(Required work):
Give back exactly the lines that run from the beginning of the entries to the line containing "const int tid", both included, and nothing else.

**** Input records

#define D2P_W_STAGE (6 * X3_W_PLANE)
#define D2P_LDS (2 * D2P_W_STAGE + 2 * 2 * D2_A_PLANE)
__global__ __launch_bounds__(512, 2) void conv_dma2h_pair_kernel(ConvP p) {
    constexpr int NB = 3, WP = 2 * NB;
    constexpr int A_SLOTS = 5, W_SLOTS = 5;
    extern __shared__ __attribute__((aligned(16))) char smem[];
    char* const Wbuf = smem;
    char* const Sbuf = smem + 2 * D2P_W_STAGE;
    const int tid = threadIdx.x, lane = tid & 63;
    const int wave = __builtin_amdgcn_readfirstlane(tid >> 6);
    const int l31 = lane & 31, hi = lane >> 5;
    const long HoWo = (long)p.Ho * p.Wo;
    const long P_total = (long)p.To * HoWo;
    const int ncob = (p.Cout + NB * 32 - 1) / (NB * 32);
    const long pair = blockIdx.x / ncob;
    const int cob = (int)(blockIdx.x - pair * ncob);
    const int co0 = cob * NB * 32;
    const int nchunk = p.Cin >> 5;
    const int nrow = p.kt * p.kh;
    const int nk = nrow * nchunk;
    const unsigned OOB = 0xFFF00000u;

    long p0[2];
    int t_base[2];
#pragma unroll
    for (int s = 0; s < 2; ++s) {
        long tile = 2 * pair + s;
        if (tile < (long)p.ord_T * p.ord_Lf) tile = conv_tile_at(p.ord_T, p.ord_Lf, p.ord_G, tile);
        p0[s] = (long)p.t_begin * HoWo + tile * X3_PIX;
        const int t_first = (int)(max(min(p0[s] - 1, P_total - 1), 0L) / HoWo);
        t_base[s] = max(t_first * p.st - p.pt, 0);
    }
    unsigned a_off[2][A_SLOTS], a_mask[2][A_SLOTS], w_off[W_SLOTS];
#pragma unroll
    for (int s = 0; s < 2; ++s)
#pragma unroll
        for (int i = 0; i < A_SLOTS; ++i) {
            const int q = wave + 8 * i;
            a_off[s][i] = OOB; a_mask[s][i] = 0;
            if (q < 34) {
                const int r16 = q % 17, row = r16 * 16 + (lane >> 2);
                const long pp = p0[s] - 1 + row;
                const bool pix = pp >= 0 && pp < P_total;
                const long qq = pix ? pp : 0;
                const int at = (int)(qq / HoWo);
                const int rem = (int)(qq - (long)at * HoWo);
                const int ay = rem / p.Wo, ax = rem - ay * p.Wo;
                const int bt = at * p.st - p.pt, by = ay - p.ph;
                unsigned m = 0;
                for (int rt = 0; rt < nrow; ++rt) {
                    const int ta = rt / p.kh, tb = rt - ta * p.kh;
                    const int ti = bt + ta, yi = by + tb;
                    bool ok = pix && ti >= 0 && ti < p.Ti && yi >= 0 && yi < p.Hi;
                    if (p.zero_frame0 && ti == 0) ok = false;
                    if (ok) m |= 1u << rt;
                }
                a_mask[s][i] = m;
                const int chunk = (lane & 3) ^ ((row >> 2) & 3);
                a_off[s][i] = (unsigned)((((bt - t_base[s]) * p.Hi + by) * p.Wi + ax) * p.ld_in) * 2u + (unsigned)chunk * 16u;
            }
        }
#pragma unroll
    for (int i = 0; i < W_SLOTS; ++i) {
        const int w = wave + 8 * i;
        w_off[i] = OOB;
        if (w < 6 * WP) {
            const int tc = w / (2 * WP), pl = (w % (2 * WP)) / WP, row = (w % WP) * 16 + (lane >> 2);
            const int chunk = (lane & 3) ^ ((row >> 2) & 3);
            if (co0 + row < p.Cout) w_off[i] = (unsigned)((pl * p.plane_w3 + ((long)tc * p.Cout + co0 + row) * p.ld_w3 + chunk * 8) * 2);
        }
    }
    __amdgpu_buffer_rsrc_t rs_h[2], rs_l[2];
#pragma unroll
    for (int s = 0; s < 2; ++s) {
        const long base_el = (long)t_base[s] * p.Hi * p.Wi * p.ld_in;
        const long rem_bytes = ((long)p.Ti * p.Hi * p.Wi * p.ld_in - base_el) * 2;
        const int win = (int)(unsigned)min(rem_bytes, 0xFFE00000L);
        rs_h[s] = __builtin_amdgcn_make_buffer_rsrc(const_cast<unsigned short*>(p.in_h + base_el), 0, win, 0x00020000);
        rs_l[s] = __builtin_amdgcn_make_buffer_rsrc(const_cast<unsigned short*>(p.in_l + base_el), 0, win, 0x00020000);
    }
    const __amdgpu_buffer_rsrc_t rs_w = __builtin_amdgcn_make_buffer_rsrc(const_cast<void*>(p.w2h), 0, (int)(unsigned)min((long)2 * p.plane_w3 * 2, 0xFFE00000L), 0x00020000);
    bool left_ok[2], right_ok[2];
#pragma unroll
    for (int s = 0; s < 2; ++s) {
        const long pp = min(p0[s] + 32 * wave + l31, P_total - 1);
// ... 27 lines not shown
        char* Ws = Wbuf + wb * D2P_W_STAGE;
        const unsigned d_w = (unsigned)((long)rt * p.kw * p.Cout * p.ld_w3 * 2) + (unsigned)cc * 64u;
#pragma unroll
        for (int i = 0; i < W_SLOTS; ++i) {
            const int w = wave + 8 * i;
            if ((i < 2) != (half == 0) || w >= 6 * WP) continue;
            const int tc = w / (2 * WP), pl = (w % (2 * WP)) / WP, r16 = w % WP;
            const unsigned off = w_off[i] == OOB ? OOB : w_off[i] + d_w;
            __builtin_amdgcn_raw_ptr_buffer_load_lds(rs_w, (lptr_t)(Ws + (tc * 2 + pl) * X3_W_PLANE + r16 * 1024), 16, off, 0, 0, 0);
        }
    };

    f32x16 acc[2][NB];
#pragma unroll
    for (int s = 0; s < 2; ++s)
#pragma unroll
        for (int n = 0; n < NB; ++n)
#pragma unroll
            for (int r = 0; r < 16; ++r) acc[s][n][r] = 0.f;
    const f16x8 zero8 = {(f16)0, (f16)0, (f16)0, (f16)0, (f16)0, (f16)0, (f16)0, (f16)0};
    auto multiply = [&](auto sc, int wb) {
        constexpr int S = decltype(sc)::value;
        const char* As = Sbuf + S * 2 * D2_A_PLANE;
        const char* Ws = Wbuf + wb * D2P_W_STAGE;
        f16x8 ah[2], al[2], wh[2][NB], wl[2][NB];
        auto frags = [&](int sidx, int set) {
            const int tc = sidx >> 1, ks = sidx & 1;
            const bool live = tc == 0 ? left_ok[S] : tc == 2 ? right_ok[S] : true;
            f16x8 h_ = *reinterpret_cast<const f16x8*>(As + x3_off(32 * wave + l31 + tc, 2 * ks + hi));
            f16x8 l_ = *reinterpret_cast<const f16x8*>(As + D2_A_PLANE + x3_off(32 * wave + l31 + tc, 2 * ks + hi));
            if (tc != 1) { h_ = live ? h_ : zero8; l_ = live ? l_ : zero8; }
            ah[set] = h_; al[set] = l_;
#pragma unroll
            for (int n = 0; n < NB; ++n) {
                wh[set][n] = *reinterpret_cast<const f16x8*>(Ws + (tc * 2) * X3_W_PLANE + x3_off(32 * n + l31, 2 * ks + hi));
                wl[set][n] = *reinterpret_cast<const f16x8*>(Ws + (tc * 2 + 1) * X3_W_PLANE + x3_off(32 * n + l31, 2 * ks + hi));
            }
        };
        frags(0, 0);
#pragma unroll
        for (int sidx = 0; sidx < 6; ++sidx) {
            const int set = sidx & 1;
            if (sidx + 1 < 6) frags(sidx + 1, set ^ 1);
#pragma unroll
            for (int n = 0; n < NB; ++n) acc[S][n] = __builtin_amdgcn_mfma_f32_32x32x16_f16(wl[set][n], ah[set], acc[S][n], 0, 0, 0);
#pragma unroll
            for (int n = 0; n < NB; ++n) acc[S][n] = __builtin_amdgcn_mfma_f32_32x32x16_f16(wh[set][n], al[set], acc[S][n], 0, 0, 0);
#pragma unroll
            for (int n = 0; n < NB; ++n) acc[S][n] = __builtin_amdgcn_mfma_f32_32x32x16_f16(wh[set][n], ah[set], acc[S][n], 0, 0, 0);
        }
    };
    std::integral_constant<int, 0> T0;
    std::integral_constant<int, 1> T1;

    request_w(0, 0, 0, 0);
    request_w(1, 0, 0, 0);
    request_strip(T0, 0, 0, 0, 0);
    step_next(n_rt, n_cc, n_ta, n_tb);
    __syncthreads();
    for (int k = 0; k < nk; ++k) {
        const int wb = k & 1;
        const bool more = k + 1 < nk;
        request_strip(T1, c_rt, c_cc, c_ta, c_tb);
        if (more) request_w(0, n_rt, n_cc, wb ^ 1);
        multiply(T0, wb);
        __syncthreads();
        if (more) {
            request_strip(T0, n_rt, n_cc, n_ta, n_tb);
            request_w(1, n_rt, n_cc, wb ^ 1);
        }
        multiply(T1, wb);
        __syncthreads();
        step_next(c_rt, c_cc, c_ta, c_tb);
        step_next(n_rt, n_cc, n_ta, n_tb);
    }

    const f32x4 zero4 = {0.f, 0.f, 0.f, 0.f};
    const bool with_res = p.out_mode == 0 && p.res;
    const float inv_a = 1.0f / p.in_scale;
    const int half = p.Cout >> 1;
#pragma unroll
    for (int s = 0; s < 2; ++s) {
        const long pp = p0[s] + 32 * wave + l31;
        if (pp >= P_total) continue;
        const long po = pp + (long)p.t_out_off * HoWo;
        long pq0 = 0;
        if (p.out_mode != 0) {
            const int t = (int)(pp / HoWo);
            const long sp = pp - (long)t * HoWo;
            pq0 = (long)(1 + 2 * (t - 1)) * HoWo + sp;
        }
#pragma unroll
        for (int i = 0; i < 4 * NB; ++i) {
            const int n = i >> 2, rg = i & 3;
            const int co = co0 + 32 * n + 8 * rg + 4 * hi;
            if (co >= p.Cout) continue;
            const f32x4 bv = p.bias ? *reinterpret_cast<const f32x4*>(p.bias + co) : zero4;
            const f32x4 rv = with_res ? *reinterpret_cast<const f32x4*>(p.res + po * p.ld_res + co) : zero4;
            const f32x4 sv = *reinterpret_cast<const f32x4*>(p.w2_inv + co) * inv_a;
            f32x4 v;
#pragma unroll
            for (int e = 0; e < 4; ++e) v[e] = (acc[s][n][4 * rg + e] * sv[e] + bv[e]) + rv[e];
            if (p.out_mode == 0) {
                *reinterpret_cast<f32x4*>(p.out + po * p.ld_out + co) = v;
            } else {
                const int j = co >= half ? 1 : 0;
                *reinterpret_cast<f32x4*>(p.out + (pq0 + (long)j * HoWo) * p.ld_out + (co - j * half)) = v;
            }
        }
    }
}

********

(Worked solution):
#define D2P_W_STAGE (6 * X3_W_PLANE)
#define D2P_LDS (2 * D2P_W_STAGE + 2 * 2 * D2_A_PLANE)
__global__ __launch_bounds__(512, 2) void conv_dma2h_pair_kernel(ConvP p) {
    constexpr int NB = 3, WP = 2 * NB;
    constexpr int A_SLOTS = 5, W_SLOTS = 5;
    extern __shared__ __attribute__((aligned(16))) char smem[];
    char* const Wbuf = smem;
    char* const Sbuf = smem + 2 * D2P_W_STAGE;
    const int tid = threadIdx.x, lane = tid & 63;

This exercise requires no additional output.